How to start with SQL in Spark? After reading this article you will be able to run your first SQL queries against CSV files with a managed solution that takes away maintenance overhead – Databricks.
SQL is the obvious choice for Spark
Behold. Starting from the major version 3.0 released in June 2020 you may operate with ANSI SQL mode in Apache Spark, which makes this engine even more SQL friendly. SQL always played an important role in Spark and this is another step in this direction.
What is the blocker before starting to learn some useful library or tool? You need to learn some API, ways how to deal with data. For example, if you want to do data wrangling with Pandas, you better learn Pandas API, how to transform a Dataframe and so on. Spark is different from other frameworks in this way as it introduces a full-blown parallel processing. You may call it ‘a better Hadoop’ (of course Hadoop believers are going to kill me know..). If you ever had issues with analysis of big amounts of data, especially if we say about unstructured data requiring preprocessing, Spark is a go-to. Of course you could learn its RDD or DataFrame API in any language of choice: Python, Scala, R. But no worries, SQL is also here!
SQL is an important part of Spark framework. To start playing with it there is no need to buy heavy and costly hardware. Neither need you buy any costly licences – there is a very friendly opportunity to try it with the online Spark cluster. All you need to do is go to https://databricks.com/try-databricks and sign up for a free Spark engine. Then go to https://community.cloud.databricks.com/ and enjoy your Spark environment – Databricks.

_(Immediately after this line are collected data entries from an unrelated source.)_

#ifdef AMCX_WAVE_STAMPS
  unsigned long long stamp_acc[kStampSections] = {0, 0, 0, 0, 0, 0, 0, 0};
  unsigned long long stamp_last = __builtin_amdgcn_s_memtime();
  const unsigned long long real0 = __builtin_amdgcn_s_memrealtime();
#endif
  for (;;) {
    long long f0;
    int n_here;
    {
      unsigned got = 0;
      if (lane == 0) got = __hip_atomic_fetch_add(&counters[0], (unsigned)kFramesPerWave, __ATOMIC_RELAXED,
                                                  __HIP_MEMORY_SCOPE_WORKGROUP);
      got = __builtin_amdgcn_readfirstlane(got);
      if ((long long)got < body_len) {
        f0 = frame_of(got);
        const long long left = body_len - got;
        n_here = left < kFramesPerWave ? (int)left : kFramesPerWave;
      } else {
        unsigned t = 0;
        if (lane == 0) t = __hip_atomic_fetch_add(&counters[1], (unsigned)kTailChunk, __ATOMIC_RELAXED,
                                                  __HIP_MEMORY_SCOPE_WORKGROUP);
        t = __builtin_amdgcn_readfirstlane(t);
        if ((long long)t >= tail_len) break;
        f0 = frame_of(body_len + t);
        const long long left = tail_len - t;
        n_here = left < kTailChunk ? (int)left : kTailChunk;
      }
    }

    auto load_frame = [&](float (&xr)[2 * ROWS], float (&xi)[2 * ROWS], long long f) {
      const float2* src = iq + f * row_stride + 2 * lane;
      static_for<ROWS>([&](auto ii) {
        constexpr int i = decltype(ii)::value;
        typedef float v4f __attribute__((ext_vector_type(4)));
        const v4f* p = reinterpret_cast<const v4f*>(src + 128 * i);
        const v4f v = __builtin_nontemporal_load(p);
        xr[2 * i] = v.x; xi[2 * i] = v.y; xr[2 * i + 1] = v.z; xi[2 * i + 1] = v.w;
      });
    };
    auto frame = [&](const float (&xr)[2 * ROWS], const float (&xi)[2 * ROWS], int g) {
      asm volatile("; MARK load");
      __builtin_amdgcn_s_setprio(AMCX_PRIO_OF(0));
      AMCX_STAMP(7);
      auto reduce_sums = [&](float (&r28)[28], float (&r7)[7]) __attribute__((always_inline)) {
        asm volatile(
            "s_nop 1\n\t"
            "v_permlane32_swap_b32 %0, %1\n\tv_permlane32_swap_b32 %2, %3\n\t"
            "v_permlane32_swap_b32 %4, %5\n\tv_permlane32_swap_b32 %6, %7\n\t"
            "v_permlane32_swap_b32 %8, %9\n\tv_permlane32_swap_b32 %10, %11\n\t"
            "v_permlane32_swap_b32 %12, %13\n\tv_permlane32_swap_b32 %14, %15\n\t"
            "v_permlane32_swap_b32 %16, %17\n\tv_permlane32_swap_b32 %18, %19\n\t"
            "v_permlane32_swap_b32 %20, %21\n\tv_permlane32_swap_b32 %22, %23\n\t"
            "v_permlane32_swap_b32 %24, %25\n\tv_permlane32_swap_b32 %26, %27"
            : "+v"(r28[0]), "+v"(r28[1]), "+v"(r28[2]), "+v"(r28[3]), "+v"(r28[4]), "+v"(r28[5]),
              "+v"(r28[6]), "+v"(r28[7]), "+v"(r28[8]), "+v"(r28[9]), "+v"(r28[10]), "+v"(r28[11]),
              "+v"(r28[12]), "+v"(r28[13]), "+v"(r28[14]), "+v"(r28[15]), "+v"(r28[16]), "+v"(r28[17]),
              "+v"(r28[18]), "+v"(r28[19]), "+v"(r28[20]), "+v"(r28[21]), "+v"(r28[22]), "+v"(r28[23]),
              "+v"(r28[24]), "+v"(r28[25]), "+v"(r28[26]), "+v"(r28[27]));
        float r14[14];
// ... 22 lines not shown
      };
      auto store_sums = [&](const float (&r7)[7], float* row) __attribute__((always_inline)) {
        int ln = lane;
        asm volatile("" : "+v"(ln));
        if ((ln & 15) == 0) {
          const int rsel = ln >> 4;
          float* dst = row + (((rsel & 1) << 1) | (rsel >> 1));
          static_for<7>([&](auto jj) {
            constexpr int j = decltype(jj)::value;
            dst[4 * j] = r7[j];
          });
        }
      };

      Stats S;
      float sa_flushed = 0.f;
      {
        static_for<ROWS>([&](auto ii) {
          constexpr int i = decltype(ii)::value;
          float a0, a1;
          S.template row<i == 0, i == ROWS - 1>(xr[2 * i], xi[2 * i], xr[2 * i + 1], xi[2 * i + 1], lane, a0, a1);
          if constexpr (!C::kSplit) {
            a_lds[(2 * i) * 64] = a0;
            a_lds[(2 * i + 1) * 64] = a1;
          }
          if constexpr (C::kFlushes == 2 && i == ROWS / 2 - 1) {
            __builtin_amdgcn_sched_barrier(0);
            sa_flushed += S.sa;
            float r28[28] = {S.sA, S.sBh, S.sP, S.sAA, S.sX4, S.sAB, S.sAP, S.sBP, S.sAAA, S.sABB,
                             S.sAAB, S.sBBB, S.sAAP, S.sX4P, S.sABP, S.sa, 0.f, 0.f, 0.f,
                             S.st1, S.st2, S.sab1, S.sab2, S.sw1, S.sw2, S.sw3, S.sw4, 0.f};
            float q7[7];
            reduce_sums(r28, q7);
            store_sums(q7, stash + (g * C::kFlushes) * kStashStride);
            S.clear_sums();
            __builtin_amdgcn_sched_barrier(0);
          }
        });
      }
      asm volatile("; MARK envelope");
      __builtin_amdgcn_s_setprio(AMCX_PRIO_OF(1));
      AMCX_STAMP(0);
      __builtin_amdgcn_sched_barrier(0);
      const float mu = bcast_l63(wave_sum_l63(S.sa + sa_flushed)) * (1.0f / (float)N);
      {
        static_for<2 * ROWS>([&](auto ee) {
          constexpr int e = decltype(ee)::value;
          if constexpr (C::kSplit) {
            S.envelope(__builtin_amdgcn_sqrtf(__builtin_fmaf(xr[e], xr[e], __builtin_fmaf(xi[e], xi[e], kTinyPower))), mu);
          } else {
            S.envelope(a_lds[e * 64], mu);
          }
        });
      }

      asm volatile("; MARK reduce");
      __builtin_amdgcn_s_setprio(AMCX_PRIO_OF(2));
      AMCX_STAMP(3);
      __builtin_amdgcn_sched_barrier(0);
      float* const row = stash + (g * C::kFlushes + (C::kFlushes - 1)) * kStashStride;
      float r7[7];
      {
        float r28[28] = {S.sA, S.sBh, S.sP, S.sAA, S.sX4, S.sAB, S.sAP, S.sBP, S.sAAA, S.sABB,
                         S.sAAB, S.sBBB, S.sAAP, S.sX4P, S.sABP, S.sa, S.sad1, S.sad2, S.sad4,
                         S.st1, S.st2, S.sab1, S.sab2, S.sw1, S.sw2, S.sw3, S.sw4, 0.f};
        reduce_sums(r28, r7);
      }
      const unsigned long long tie = __builtin_amdgcn_ballot_w64(S.wmax > kPi - kTieBand);
      store_sums(r7, row);
      if (lane == 63) {
        row[kNumSums + 1] = S.Kt;
        row[kNumSums + 2] = S.Kw;
        row[kNumSums + 3] = S.Ka;
        row[kNumSums + 4] = tie != 0 ? 1.0f : 0.0f;
      }

      asm volatile("; MARK fft1");
      AMCX_STAMP(1);
      __builtin_amdgcn_sched_barrier(0);
      __builtin_amdgcn_s_setprio(AMCX_PRIO_OF(3));
      float peak;
      if constexpr (!C::kSplit) {
        peak = fft_peak<R>(xr, xi, la);
      } else {
        auto fft4096 = [&](auto&& row_of) -> float {
          const float4 w4 = *reinterpret_cast<const float4*>(t4 + lane * 16);
          float sr[2 * R], si[2 * R], dr[2 * R], di[2 * R];
          if constexpr (AMCX_PRIO_OF(6) != AMCX_PRIO_OF(3)) __builtin_amdgcn_s_setprio(AMCX_PRIO_OF(6));
          static_for<R>([&](auto ii) {
            constexpr int i = decltype(ii)::value;
            constexpr int lo = 2 * i;
            const float4 p = row_of(std::integral_constant<int, i>{});
            const float4 q = row_of(std::integral_constant<int, R + i>{});
// ... 13 lines not shown
            __builtin_amdgcn_s_setprio(AMCX_PRIO_OF(3));
          }
          float s0r[R], s0i[R], s1r[R], s1i[R], d0r[R], d0i[R], d1r[R], d1i[R];
          fft_head<R>(sr, si, s0r, s0i, s1r, s1i);
          const float pk4 = fft_tail<R>(s0r, s0i, s1r, s1i, la, [&](auto gg, auto ww) {
            constexpr int g = decltype(gg)::value, w = decltype(ww)::value;
            if constexpr (g == 0 && w == 0) fft_head<R>(dr, di, d0r, d0i, d1r, d1i);
            if constexpr (g == 0 && w == 1) { dif<8, 0>(d0r, d0i); dif<8, 0>(d1r, d1i); }
            if constexpr (g == 1 && w == 0) { dif<8, 8>(d0r, d0i); dif<8, 8>(d1r, d1i); }
          });
          __builtin_amdgcn_sched_barrier(0);
          return __builtin_fmaxf(pk4, fft_tail<R, true>(d0r, d0i, d1r, d1i, la));
        };
        peak = fft4096([&](auto ic) {
          constexpr int i = decltype(ic)::value;
          return make_float4(xr[2 * i], xi[2 * i], xr[2 * i + 1], xi[2 * i + 1]);
        });
      }

      const float pk = wave_max_l63(peak);
      if (lane == 63) row[kNumSums] = pk;
    };

    auto finalise = [&](auto range_tag, int count) -> unsigned long long {
      constexpr bool RG = decltype(range_tag)::value;
      bool redo = false;
      lds_wave_fence();
      float feat[18];
      long long f = 0;
      [[maybe_unused]] float sc = 1.0f;
      [[maybe_unused]] int ex_half = 0;
      float kw_shift = 0.f;
      bool tie = false, cancel = false;
      if (lane < count) {
        const float* row = stash + (lane * C::kFlushes + (C::kFlushes - 1)) * kStashStride;
        auto sm = [&](int k) -> double {
          double t = row[k];
          if constexpr (C::kFlushes > 1) {
#pragma unroll
            for (int h = 1; h < C::kFlushes; ++h) t += (double)row[k - h * kStashStride];
          }
          return t;
        };
        {
          float s15[15];
#pragma unroll
          for (int k = 0; k < 15; ++k) {
            s15[k] = row[k];
            if constexpr (C::kFlushes > 1) {
#pragma unroll
              for (int h = 1; h < C::kFlushes; ++h) s15[k] += row[k - h * kStashStride];
            }
          }
          cancel = cancellation_suspect(s15, (float)N, (float)cancel_kappa(N));
        }
        FrameSums F;
        F.sA = sm(0); F.sBh = sm(1); F.sP = sm(2); F.sAA = sm(3); F.sX4 = sm(4); F.sAB = sm(5);
        F.sAP = sm(6); F.sBP = sm(7); F.sAAA = sm(8); F.sABB = sm(9); F.sAAB = sm(10);
        F.sBBB = sm(11); F.sAAP = sm(12); F.sX4P = sm(13); F.sABP = sm(14);
        F.sa = sm(15); F.sad1 = sm(16); F.sad2 = sm(17); F.sad4 = sm(18);
        F.std1 = sm(19); F.std2 = sm(20); F.sab1 = sm(21); F.sab2 = sm(22);
        F.swd1 = sm(23); F.swd2 = sm(24); F.swd3 = sm(25); F.swd4 = sm(26);
        F.gmax_raw = row[27]; F.Kt = row[28]; F.Kw = row[29]; F.Ka = row[30];
        F.pi_tie = row[31] != 0.0f;
        kw_shift = row[29];
        if constexpr (RG) {
          const int code = (int)row[kNumSums + 5];
          const int ex = (code >> 6) - 128;
          cancel = finalize_features<true>(F, N, feat, ex) && cancel;
          sc = __builtin_bit_cast(float, (127 - ex) << 23);
          ex_half = ex / 2;
          f = f0 + (code & 63);
        } else {
          cancel = finalize_features(F, N, feat) && cancel;
          if (is_outside_fp32_range(F, N)) redo = true;
          f = f0 + lane;
        }
        cancel = cancel && !redo;
        tie = __builtin_signbitf(feat[4]) && feat[4] == feat[4] && feat[4] != -__builtin_inff() && !redo;
      }
      unsigned long long ties = __builtin_amdgcn_ballot_w64(tie);
      while (ties != 0) {
        const int idx = __builtin_ctzll(ties);
        ties &= ties - 1;
        const unsigned lo = (unsigned)__builtin_amdgcn_readlane((int)(unsigned)(f & 0xffffffffLL), idx);
        const unsigned hi = (unsigned)__builtin_amdgcn_readlane((int)(unsigned)((unsigned long long)f >> 32), idx);
        const long long ft = (long long)(((unsigned long long)hi << 32) | lo);
        float sct = 1.0f;
        if constexpr (RG) sct = __builtin_bit_cast(float, __builtin_amdgcn_readlane(__builtin_bit_cast(int, sc), idx));
        const float kwt = __builtin_bit_cast(float, __builtin_amdgcn_readlane(__builtin_bit_cast(int, kw_shift), idx));
        float f5x, f9x;
        wave_exact_frequency<N>(iq + ft * row_stride, sct, kwt, lane, f5x, f9x);
        if (lane == idx) { feat[4] = f5x; feat[8] = f9x; }
      }
      if (lane < count && !redo) {
        float* dst = out + f * out_stride;
#pragma unroll
        for (int j = 0; j < 18; ++j) dst[j] = feat[j];
      }
      unsigned long long cz = __builtin_amdgcn_ballot_w64(cancel);
      while (cz != 0) {
        const int idx = __builtin_ctzll(cz);
        cz &= cz - 1;
        const unsigned lo = (unsigned)__builtin_amdgcn_readlane((int)(unsigned)(f & 0xffffffffLL), idx);
        const unsigned hi = (unsigned)__builtin_amdgcn_readlane((int)(unsigned)((unsigned long long)f >> 32), idx);
        const long long ft = (long long)(((unsigned long long)hi << 32) | lo);
        float sct = 1.0f;
        int hx = 0;
        if constexpr (RG) {
          sct = __builtin_bit_cast(float, __builtin_amdgcn_readlane(__builtin_bit_cast(int, sc), idx));
          hx = __builtin_amdgcn_readlane(ex_half, idx);
        }
        wave_exact_cumulants<N>(iq + ft * row_stride, sct, hx, lane, lane == idx, out + ft * out_stride);
      }
      lds_wave_fence();
      return __builtin_amdgcn_ballot_w64(redo);
    };

    [[maybe_unused]] const LaneAddr& la_redo = la;
    auto rerun_scaled = [&](unsigned long long todo) {
      while (todo != 0) {
        int cnt = 0;
        for (; cnt < kFramesPerWave && todo != 0; ++cnt) {
          const int idx = __builtin_ctzll(todo);
          todo &= todo - 1;
          float xr[2 * ROWS], xi[2 * ROWS];
          load_frame(xr, xi, f0 + idx);
          float m = 0.f;
          static_for<2 * ROWS>([&](auto ee) {
            constexpr int e = decltype(ee)::value;
            m = __builtin_fmaxf(__builtin_fmaxf(m, __builtin_fabsf(xr[e])), __builtin_fabsf(xi[e]));
          });
          m = bcast_l63(wave_max_l63(m));
          int ex = 0;
          if (m >= 0x1p-125f && m <= 3.4028235e38f) ex = (((__builtin_bit_cast(int, m) >> 23) & 0xff) - 127) & ~1;
          const float sc = __builtin_bit_cast(float, (127 - ex) << 23);
          static_for<2 * ROWS>([&](auto ee) {
            constexpr int e = decltype(ee)::value;
            xr[e] *= sc; xi[e] *= sc;
          });
          frame(xr, xi, cnt);
          if (lane == 63)
            stash[(cnt * C::kFlushes + (C::kFlushes - 1)) * kStashStride + kNumSums + 5] = (float)((ex + 128) * 64 + idx);
        }
        finalise(std::true_type{}, cnt);
      }
    };
    for (int g = 0; g < n_here; ++g) {
      float xr[2 * ROWS], xi[2 * ROWS];
      load_frame(xr, xi, f0 + g);
      frame(xr, xi, g);
    }

    AMCX_STAMP(4);
    asm volatile("; MARK finalize");
    __builtin_amdgcn_s_setprio(AMCX_PRIO_OF(5));
    const unsigned long long left_over = finalise(std::false_type{}, n_here);
    asm volatile("; MARK redo");
    if (left_over != 0) rerun_scaled(left_over);
    AMCX_STAMP(5);
  }
#ifdef AMCX_WAVE_STAMPS
  if (lane == 0) {
    const long long w = (long long)blockIdx.x * kWavesPerWG + wave;
    stamp_acc[6] = __builtin_amdgcn_s_memrealtime() - real0;
#if AMCX_WAVE_STAMPS != 1
    stamp_acc[0] = __builtin_amdgcn_s_memtime() - stamp_last;
#endif
    for (int k = 0; k < kStampSections; ++k) stamp_out[w * kStampSections + k] = stamp_acc[k];
  }
#endif
}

Load and query data with Spark SQL
Disclaimer: The dataset is not truly big data here, however we will use it to showcase the functionality of Spark SQL. With this size of dataset your calculations will be fast and you are able to reproduce it easily yourself.
Let us give it a try and import a dataset. You may use any of the datasets you own. We will use an open dataset, everyone can enjoy, just go there and take one… Living now, during COVID-19 for sure it is safer to use a bike than public transportation. Better you own your bike, yourself, but otherwise you can hire one. In my city, Wroclaw (Poland), we have a bike sharing company, and archive data (March 2019-January 2020) available here. Maybe we can ask some questions on our bike data, like: “what are the most popular stations”. With our historical CSV files we are going to run some queries using Spark. Ready? Buckle up!
To have our data read, we have to use some cluster. You can create one for free. Name it as you want.
Then you need to wait a few moments for the cluster to be created and started. If you don’t see any clusters on your list at start, you need to wait a few seconds and refresh the page. Then you should see your cluster Pending state
After it has been created and started up you may continue. Loading of the data is super simple using Databricks UI. When you open its UI, it is enough to go to Import data section which is displayed here.
After choosing the correct item there is Create New Table dialogue displayed. This is the place where you actually put your data to.
All you need to do is to fetch the data from the link mentioned above and add your files here. They will be sent to the Databricks file system one after another. Just drop them there or find them with a browse link. When loaded correctly you may notice upload results.
Let us choose the option to Create Table with UI. Select your newly created cluster and Preview Table. Let us rename our table to “rides”. Choose options shown as checkboxes : First row is header and Infer schema. Now it’s time to Create Table. After a few seconds the table is ready to be used.
Now, let’s query our table! You can do so by easily writing some SQL queries in a SQL notebook. Let us check if the table is there. Go to the home Databricks page and choose Create a Blank Notebook command. We choose the name `rides_analyze` but you can feel free to use any notebook name you like 🙂
In a notebook cell write the following SQL command
``` select count(*) from rides ```
You should receive the amount of 39926 if you used the same dataset as we did. What about our question, which station is the most popular? It seems that most people hired bikes from outside of an official docking station (Polish “Poza oficjalna stacja”). Apart from that, we have the Main Railway Station being the most popular rental spot. Such a result could be expected.
``` SELECT rental_station, count(*) cnt FROM rides GROUP BY rental_station ORDER BY cnt DESC ```
I hope, after digesting this article you will have a good feeling how to start with Spark. There really is no need to install anything. You just need to sign up for the Community edition of Databrick, upload some data and start querying. Obviously, for each tool there is an API. The problem with it is you have to learn some specific language, again. Thus, reusing SQL by Spark, is definitely a speed-up, which makes learning it easier.